For the final part of the show, Chancre climbs the stage dressed as Elisha Graves Otis to perform a reenactment of the debut of the first Safety Elevator at the 1853 Exhibition of the Industry of All Nations. As Lila Mae watches Chancre grossly subvert this historic moment in the hallowed collective memory of elevator inspectors, the Internal Affairs agent, Arbergast, slowly approaches. He believes he may recognize Lila Mae. But at the moment he places his hand on her shoulder, the Safety Elevator replica crashes, sending Chancre to the ground with serious injuries. In the commotion, Lila Mae escapes from Arbergast’s grasp.

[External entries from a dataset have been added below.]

template <int C, int W, bool CHAIN>
__global__ void __launch_bounds__(CtaShape<C, W>::warps * 32, 1) hmm_forward_kernel(const FwdParams p)
{
    static_assert(W == 4 || W == 8 || W == 16 || W == 32, "group width");
    static_assert(!CHAIN || W == 32, "only full-warp groups chain strips");
    constexpr int G = 32 / W;
    constexpr int kWarpsPerCta = CtaShape<C, W>::warps;
    constexpr int kCtaThreads = kWarpsPerCta * 32;
    constexpr int STRIP = W * C;
    extern __shared__ float s_tbl[];
    for (int i = threadIdx.x; i < NPH_TBL_SMEM; i += kCtaThreads) s_tbl[i] = p.logsum_g[i];
    __syncthreads();
    const LogsumTable tb = make_logsum_table(s_tbl, p.lsum_bias, p.lsum_scale);

    const int lane = threadIdx.x & 31;
    const int gl = lane & (W - 1);
    const int grp = lane / W;
    const int warp_global = blockIdx.x * kWarpsPerCta + (threadIdx.x >> 5);
    float4* const my_params = p.scratch_params + (size_t)warp_global * p.kpad_stride + (W < 32 ? grp * STRIP : 0);
    float* const edge_m = p.scratch_edge + (size_t)warp_global * 3 * p.edge_stride;
    float* const edge_t = edge_m + p.edge_stride;
    float* const edge_k = edge_t + p.edge_stride;

    const float NEG = -CUDART_INF_F;
    const float lp_mk = p.c.lp_mk, lp_mb = p.c.lp_mb, lp_bb = p.c.lp_bb, lp3 = p.c.lp_bk;
    const float lp_kk = p.c.lp_kk, lp_km = p.c.lp_km;

    for (;;) {
        uint32_t base = 0;
        if (lane == 0) base = atomicAdd(p.counter, (unsigned)G);
        base = __shfl_sync(kFull, base, 0);
        if (base >= p.n_jobs) break;
        const uint32_t slot = base + grp;
        const bool has_job = slot < p.n_jobs;
        const uint32_t job_idx = p.order[has_job ? slot : base];
        const nph_hmm_job job = p.jobs[job_idx];
        const DevRead rd = p.reads[job.read];
        const float2 tr = p.trans[job.read];
        const float lp_mm_self = tr.x, lp_mm_next = tr.y;
        const DevModelView mv = p.models[job.model_id];
        if (p.progress) {
            uint32_t need = has_job ? (uint32_t)((rd.event_off + rd.n_events - 1) / p.chunk_events) + 1u : 0u;
            need = __reduce_max_sync(kFull, need);
            if (lane == 0) {
                const volatile uint32_t* pr = p.progress;
                while (*pr < need) __nanosleep(500);
            }
            __syncwarp();
        }

        const int K = (int)job.n_kmers;
        const int E = has_job ? (int)(job.event_stop > job.event_start ? job.event_stop - job.event_start
                                                                       : job.event_start - job.event_stop) + 1
                              : 0;
        const int stride = job.stride;
        const bool pre_clip = (job.flags & NPH_HAF_ALLOW_PRE_CLIP) != 0;
        const bool post_clip = (job.flags & NPH_HAF_ALLOW_POST_CLIP) != 0;
        const int n_strips = CHAIN ? (K + STRIP - 1) / STRIP : 1;
        const int kpad = n_strips * STRIP;
        const int P = n_strips > 1 ? max(E, NPH_MIN_PERIOD) : E;

        if (has_job) {
            const uint32_t* rk = p.ranks + job.rank_off;
            for (int i = gl; i < kpad; i += W) {
                float4 g = make_float4(0.f, 1.f, 0.f, 1.f);
                if (i < K) g = nph_scaled_gaussian(mv, rd, rk[i], p.c.log_inv_sqrt_2pi);
                my_params[i] = g;
            }
        }
        __syncwarp();

        const float* lv = p.level + rd.event_off;
        const long long e_first = (long long)job.event_start;

        const int last_strip = n_strips - 1;
        const int last_rel = (K - 1) - last_strip * STRIP;
        const int end_lane = last_rel / C;
        const int end_slot = last_rel % C;
        const int my_steps = has_job ? last_strip * P + E + end_lane : 0;
        const int total_steps = (W == 32) ? my_steps : __reduce_max_sync(kFull, my_steps);
        const bool any_pre_clip = __any_sync(kFull, pre_clip);

        float mu[C], sd[C], cc[C], ry[C];
        float Mp[C], Bp[C], Kp[C], Tp[C];
#pragma unroll
        for (int c = 0; c < C; ++c) { mu[c] = 0.f; sd[c] = 1.f; cc[c] = 0.f; ry[c] = 1.f; Mp[c] = NEG; Bp[c] = NEG; Kp[c] = NEG; Tp[c] = NEG; }
        if (!CHAIN && gl * C < K) {
#pragma unroll
            for (int c = 0; c < C; ++c) {
                const float4 g4 = my_params[gl * C + c];
                mu[c] = g4.x; sd[c] = g4.y; cc[c] = g4.z; ry[c] = g4.w;
            }
        }
        float Lm_prev = NEG, Lt_prev = NEG, Lk_prev = NEG;
        float lp_end = NEG;
        int r = 1 - gl;
        int s = 0;
        float x_next = 0.f;
        if (r == 1 && E >= 1) x_next = lv[e_first];
        float em_next = NEG, et_next = NEG, ek_next = NEG;
        const long long x_step = (long long)stride * (long long)sizeof(float);
        unsigned long long x_addr = (unsigned long long)(lv + e_first) + (unsigned long long)((long long)r * x_step);
        const int end_row = (gl == end_lane) ? (post_clip ? 1 : E) : INT_MAX;

        for (int g = 0; g < total_steps; ++g) {
            float Lm = __shfl_up_sync(kFull, Mp[C - 1], 1, W);
            float Lt = __shfl_up_sync(kFull, Tp[C - 1], 1, W);
            float Lk = __shfl_up_sync(kFull, Kp[C - 1], 1, W);
            if (gl == 0) { Lm = CHAIN ? em_next : NEG; Lt = CHAIN ? et_next : NEG; Lk = CHAIN ? ek_next : NEG; }

            const bool in_strip = (r >= 1) && (!CHAIN || s < n_strips);
            const int col0 = (CHAIN ? s * STRIP : 0) + gl * C;
            const bool live = in_strip && (r <= E) && (col0 < K);
            const float x = x_next;

            if (CHAIN && in_strip && r == 1) {
#pragma unroll
                for (int c = 0; c < C; ++c) { Mp[c] = NEG; Bp[c] = NEG; Kp[c] = NEG; Tp[c] = NEG; }
                Lm_prev = NEG; Lt_prev = NEG; Lk_prev = NEG;
                if (col0 < K) {
#pragma unroll
                    for (int c = 0; c < C; ++c) {
                        const float4 g4 = my_params[col0 + c];
                        mu[c] = g4.x; sd[c] = g4.y; cc[c] = g4.z; ry[c] = g4.w;
                    }
                }
            }

            {
                int rn = r + 1, sn = s;
                if (CHAIN && rn > P) { rn = 1; sn = s + 1; }
                if (rn >= 1 && rn <= E && (!CHAIN || sn < n_strips)) {
                    x_next = CHAIN ? lv[e_first + (long long)(rn - 1) * stride] : __ldca(reinterpret_cast<const float*>(x_addr));
                    if (CHAIN && gl == 0 && sn > 0) { em_next = edge_m[rn]; et_next = edge_t[rn]; ek_next = edge_k[rn]; }
                }
            }

            if (live) {
                const bool do_end = (!CHAIN || s == last_strip) && r >= end_row;

                float lm_prev = Lm_prev, lt_prev = Lt_prev, lk_prev = Lk_prev;
                float lm_cur = Lm, lt_cur = Lt, lk_cur = Lk;
                auto cell = [&](const int c, const bool with_soft) {
                    const float a = div_by_cached_rcp(__fsub_rn(x, mu[c]), sd[c], ry[c]);
                    const float em = add_neg_half_square(cc[c], a);
                    float m = __fadd_rn(lp_mm_self, Mp[c]);
                    m = lsum_sat(m, __fadd_rn(lp_mm_next, lm_prev), tb);
                    m = lsum_sat(m, Tp[c], tb);
                    m = lsum_sat(m, lt_prev, tb);
                    m = lsum_sat(m, __fadd_rn(lp_km, lk_prev), tb);
                    if (with_soft) m = lsum_sat(m, (col0 == 0 && (r == 1 || pre_clip)) ? p.flank[r - 1] : NEG, tb);
                    m = __fadd_rn(m, em);
                    const float b = lsum_sat(__fadd_rn(lp_mb, Mp[c]), __fadd_rn(lp_bb, Bp[c]), tb);
                    float kk = lsum_sat(__fadd_rn(lp_mk, lm_cur), lt_cur, tb);
                    kk = lsum_sat(kk, __fadd_rn(lp_kk, lk_cur), tb);
                    const float t = __fadd_rn(lp3, b);

                    lm_prev = Mp[c]; lt_prev = Tp[c]; lk_prev = Kp[c];
                    lm_cur = m; lt_cur = t; lk_cur = kk;
                    Mp[c] = m; Bp[c] = b; Kp[c] = kk; Tp[c] = t;
                };
                if (any_pre_clip || g == 0) cell(0, true);
                else cell(0, false);
#pragma unroll
                for (int c = 1; c < C; ++c) cell(c, false);
                Lm_prev = Lm; Lt_prev = Lt; Lk_prev = Lk;

                if (do_end) {
                    float Me = Mp[0], Be = Bp[0], Ke = Kp[0];
#pragma unroll
                    for (int c = 1; c < C; ++c) if (c == end_slot) { Me = Mp[c]; Be = Bp[c]; Ke = Kp[c]; }
                    const float post = p.flank[E - r];
                    lp_end = lsum_sat(lp_end, __fadd_rn(Me, post), tb);
                    lp_end = lsum_sat(lp_end, __fadd_rn(Be, post), tb);
                    lp_end = lsum_sat(lp_end, __fadd_rn(Ke, post), tb);
                }
                if (CHAIN && gl == W - 1 && s < last_strip) {
                    edge_m[r] = Mp[C - 1];
                    edge_t[r] = Tp[C - 1];
                    edge_k[r] = Kp[C - 1];
                }
            }

            r += 1;
            if (!CHAIN) x_addr += x_step;
            if (CHAIN && r > P) { r = 1; s += 1; }
            if (CHAIN && n_strips > 1) __syncwarp();
        }

        const float result = __shfl_sync(kFull, lp_end, (lane & ~(W - 1)) + end_lane);
        if (gl == 0 && has_job) p.scores[job_idx] = result;
        __syncwarp();
    }
}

In an interlude set decades ago, Lila Mae’s father, Marvin Watson, studies engineering in pursuit of becoming an elevator inspector. At that time, however, businesses refuse to hire Black elevator inspectors. Instead, he gets a job as an elevator operator at a department store. One day, a white elevator inspector refuses to inspect the elevator with Marvin nearby because he is Black.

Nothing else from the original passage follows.